■ **Task requirements**:
Gather every line of the entries that includes the word "fabsf".
-------- The input
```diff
+            s_sp[pos] = q;
+            s_sj[pos] = (unsigned short)i;
+        }
+        __syncthreads();
+        for (int c = tid; c <= ncell; c += NNG_THREADS) s_cur[c] = 0;
+        __syncthreads();
+        for (int t = tid; t < nq; t += NNG_THREADS) {
+            const float *fp = f1 + (size_t)(q_begin + t) * 3;
+            atomicAdd(&s_cur[cell_of(fp[0], fp[1], fp[2]) + 1], 1);
+        }
+        __syncthreads();
+        scan_counts(s_cur);
+        for (int t = tid; t < nq; t += NNG_THREADS) {
+            const float *fp = f1 + (size_t)(q_begin + t) * 3;
+            s_qs[atomicAdd(&s_cur[cell_of(fp[0], fp[1], fp[2])], 1)] = (unsigned short)t;
+        }
+    }
+    __syncthreads();
+    const float span = (float)max(nx, max(ny, nz)) * edge;
+    const float box_abs = fmaxf(fmaxf(fmaxf(fabsf(bx), fabsf(by)), fabsf(bz)), fmaxf(fmaxf(fabsf(hx), fabsf(hy)), fabsf(hz)));
+    for (int g = wave; g * 64 < nq; g += NNG_THREADS / 64) {
+        const int t = g * 64 + lane;
+        const bool live = t < nq;
+        const int i = q_begin + (live ? (scan_all ? t : (int)s_qs[t]) : 0);
+        const float *fp = f1 + (size_t)i * 3;
+        const float fx = fp[0], fy = fp[1], fz = fp[2];
+        const float fsq = sumsq3(fx, fy, fz);
+        float d0 = INFINITY, d1 = INFINITY, d2 = INFINITY;
+        int i0 = 0, i1 = 0, i2 = 0;
+        auto take = [&](float d, int j) {
+            if (nn_before(d, j, d2, i2)) {
+                const bool b1 = nn_before(d, j, d1, i1), b0 = nn_before(d, j, d0, i0);
+                d2 = b1 ? d1 : d; i2 = b1 ? i1 : j;
+                d1 = b0 ? d0 : (b1 ? d : d1); i1 = b0 ? i0 : (b1 ? j : i1);
+                d0 = b0 ? d : d0; i0 = b0 ? j : i0;
+            }
+        };
+        auto cand = [&](int pos) {
+            const float4 q = s_sp[pos];
+            take(sqdist(fx, fy, fz, fsq, q.x, q.y, q.z, q.w), (int)s_sj[pos]);
+        };
+        const bool far = scan_all || !(fx >= bx - span && fx <= hx + span && fy >= by - span && fy <= hy + span &&
+                                       fz >= bz - span && fz <= hz + span);
+        const bool walks = live && !far;
+        const int cx = cell1(fx, bx, nx), cy = cell1(fy, by, ny), cz = cell1(fz, bz, nz);
+        const float maxabs = fmaxf(box_abs, fmaxf(fmaxf(fabsf(fx), fabsf(fy)), fabsf(fz)));
+        const float err = NNG_ERR * (maxabs * maxabs), slack = NNG_SLACK * maxabs;
+        auto done = [&](int k) {
+            float L = INFINITY;
+            if (cx - k > 0) L = fminf(L, fx - (bx + (float)(cx - k) * edge));
+            if (cx + k < nx - 1) L = fminf(L, (bx + (float)(cx + k + 1) * edge) - fx);
+            if (cy - k > 0) L = fminf(L, fy - (by + (float)(cy - k) * edge));
+            if (cy + k < ny - 1) L = fminf(L, (by + (float)(cy + k + 1) * edge) - fy);
+            if (cz - k > 0) L = fminf(L, fz - (bz + (float)(cz - k) * edge));
+            if (cz + k < nz - 1) L = fminf(L, (bz + (float)(cz + k + 1) * edge) - fz);
+            if (L == INFINITY) return true;
+            const float Ls = L - slack;
+            return Ls > 0.0f && Ls * Ls - err > d2;
+        };
+        bool alone = false;
+        if (__any(walks)) {
+            int x0 = walks ? cx : nx, x1 = walks ? cx : -1, y0 = walks ? cy : ny, y1 = walks ? cy : -1, z0 = walks ? cz : nz, z1 = walks ? cz : -1;
+            for (int o = 32; o > 0; o >>= 1) {
+                x0 = min(x0, __shfl_xor(x0, o)); y0 = min(y0, __shfl_xor(y0, o)); z0 = min(z0, __shfl_xor(z0, o));
+                x1 = max(x1, __shfl_xor(x1, o)); y1 = max(y1, __shfl_xor(y1, o)); z1 = max(z1, __shfl_xor(z1, o));
+            }
+            x0 = max(__builtin_amdgcn_readfirstlane(x0) - 1, 0); x1 = min(__builtin_amdgcn_readfirstlane(x1) + 1, nx - 1);
+            y0 = max(__builtin_amdgcn_readfirstlane(y0) - 1, 0); y1 = min(__builtin_amdgcn_readfirstlane(y1) + 1, ny - 1);
+            z0 = max(__builtin_amdgcn_readfirstlane(z0) - 1, 0); z1 = min(__builtin_amdgcn_readfirstlane(z1) + 1, nz - 1);
+            const bool all_x = x0 == 0 && x1 == nx - 1;
+            const int ys = all_x ? y1 - y0 + 1 : 1;
+            const int zs = all_x && ys == ny ? z1 - z0 + 1 : 1;
+            if (walks) {
+                for (int z = z0; z <= z1; z += zs)
+                    for (int y = y0; y <= y1; y += ys) {
+                        const int end = nn_uni(s_start[((z + zs - 1) * ny + (y + ys - 1)) * nx + x1 + 1]);
+                        for (int pos = nn_uni(s_start[(z * ny + y) * nx + x0]); pos < end; pos += 4) {
+                            float d[4];
+#pragma unroll
+                            for (int u = 0; u < 4; ++u) {
+                                const float4 q = s_sp[min(pos + u, S - 1)];
+                                d[u] = sqdist(fx, fy, fz, fsq, q.x, q.y, q.z, q.w);
+                            }
+#pragma unroll
+                            for (int u = 0; u < 4; ++u)
+                                if (pos + u < end && d[u] <= d2) take(d[u], (int)s_sj[pos + u]);
+                        }
+                    }
+            }
+            alone = walks && !done(1);
+        }
+        if (alone) {
+            d0 = d1 = d2 = INFINITY; i0 = i1 = i2 = 0;
+            {
+                const int x0 = max(cx - 1, 0), xn = min(cx + 1, nx - 1) - x0 + 1;
+                int r = 0, pos = 0, end = 0;
+                for (;;) {
+                    while (pos >= end && r < 9) {
+                        const int rz = (r * 11) >> 5;
+                        const int z = cz + rz - 1, y = cy + (r - 3 * rz) - 1;
+                        if (z >= 0 && z < nz && y >= 0 && y < ny) {
+                            const int lin = (z * ny + y) * nx + x0;
+                            pos = s_start[lin]; end = s_start[lin + xn];
+                        }
+                        ++r;
+                    }
+                    if (pos >= end) break;
+                    cand(pos++);
+                }
+            }
+            for (int k = 1; !done(k); ++k) {
+                const int kk = k + 1;
+                for (int z = max(cz - kk, 0); z <= min(cz + kk, nz - 1); ++z)
+                    for (int y = max(cy - kk, 0); y <= min(cy + kk, ny - 1); ++y) {
+                        const int row = (z * ny + y) * nx;
+                        const bool rim = z - cz == kk || cz - z == kk || y - cy == kk || cy - y == kk;
+                        if (rim) {
+                            const int end = s_start[row + min(cx + kk, nx - 1) + 1];
+                            for (int pos = s_start[row + max(cx - kk, 0)]; pos < end; ++pos) cand(pos);
+                        } else {
+                            if (cx - kk >= 0) { const int end = s_start[row + cx - kk + 1]; for (int pos = s_start[row + cx - kk]; pos < end; ++pos) cand(pos); }
+                            if (cx + kk < nx) { const int end = s_start[row + cx + kk + 1]; for (int pos = s_start[row + cx + kk]; pos < end; ++pos) cand(pos); }
+                        }
+                    }
+            }
+        }
+        if (live && far) {
+            for (int j = 0; j < S; ++j) {
+                const float4 q = s_pt[j];
+                const float d = sqdist(fx, fy, fz, fsq, q.x, q.y, q.z, q.w);
+                if (d < d2) {
+                    if (d < d1) {
+                        d2 = d1; i2 = i1;
+                        if (d < d0) { d1 = d0; i1 = i0; d0 = d; i0 = j; }
+                        else { d1 = d; i1 = j; }
+                    } else { d2 = d; i2 = j; }
+                }
+            }
+        }
+        if (live) {
+            float r0 = __fdiv_rn(1.0f, __fadd_rn(d0, 1e-8f));
+            float r1 = __fdiv_rn(1.0f, __fadd_rn(d1, 1e-8f));
+            float r2 = __fdiv_rn(1.0f, __fadd_rn(d2, 1e-8f));
+            float norm = __fadd_rn(__fadd_rn(r0, r1), r2);
+            size_t o = ((size_t)p * N + i) * 3;
+            idx[o] = i0; idx[o + 1] = i1; idx[o + 2] = i2;
+            w[o] = __fdiv_rn(r0, norm); w[o + 1] = __fdiv_rn(r1, norm); w[o + 2] = __fdiv_rn(r2, norm);
+        }
+    }
+}
+
 __global__ void square_distance_kernel(const float *__restrict__ src, const float *__restrict__ dst, int N, int M,
                                        float *__restrict__ out)
 {
@@ -526,6 +787,19 @@
     PSG_REQUIRE(ctx && xyz1 && xyz2 && out_idx && out_w, "psg_three_nn: null argument");
     PSG_REQUIRE(P > 0 && n_clouds1 > 0 && N > 0 && S >= 3, "psg_three_nn: bad sizes (need S >= 3)");
     PSG_REQUIRE(S <= 8192, "psg_three_nn: S=%d exceeds the LDS-resident limit 8192", S);
+    static const int mode = []() {
+        const char *v = psg::env_str("PSG_THREE_NN");
+        return !v ? 0 : std::string(v) == "scan" ? 1 : std::string(v) == "grid" ? 2 : 0;
+    }();
+    if (S <= NNG_MAX_S && (mode == 2 || (mode == 0 && N >= 2048 && S >= 512 && P >= 320))) {
+        const int qpb = (size_t)P * psg::ceil_div(N, 1024) > 2048 ? 4096 : 1024;
+        const size_t glds = (size_t)S * (2 * sizeof(float4) + 2) + (size_t)(2 * NNG_CELLS + 2) * 4 + (size_t)qpb * 2;
+        if (glds + 1024 > 48 * 1024) PSG_CHECK_HIP(psg::allow_big_lds((const void *)three_nn_grid_kernel));
+        hipLaunchKernelGGL(three_nn_grid_kernel, dim3(psg::ceil_div(N, qpb), P), dim3(NNG_THREADS), glds, (hipStream_t)stream,
+                           xyz1, n_clouds1, xyz2, N, S, qpb, out_idx, out_w);
+        PSG_LAUNCH_CHECK();
+        return PSG_OK;
+    }
     size_t lds = (size_t)2 * ((S + 1) / 2) * sizeof(float4);
     if (lds > 48 * 1024) PSG_CHECK_HIP(psg::allow_big_lds((const void *)three_nn_kernel));
     hipLaunchKernelGGL(three_nn_kernel, dim3(psg::ceil_div(N, NN_THREADS), P), dim3(NN_THREADS), lds,
```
----------------
■ **Solution to this problem**:
+    const float box_abs = fmaxf(fmaxf(fmaxf(fabsf(bx), fabsf(by)), fabsf(bz)), fmaxf(fmaxf(fabsf(hx), fabsf(hy)), fabsf(hz)));
+        const float maxabs = fmaxf(box_abs, fmaxf(fmaxf(fabsf(fx), fabsf(fy)), fabsf(fz)));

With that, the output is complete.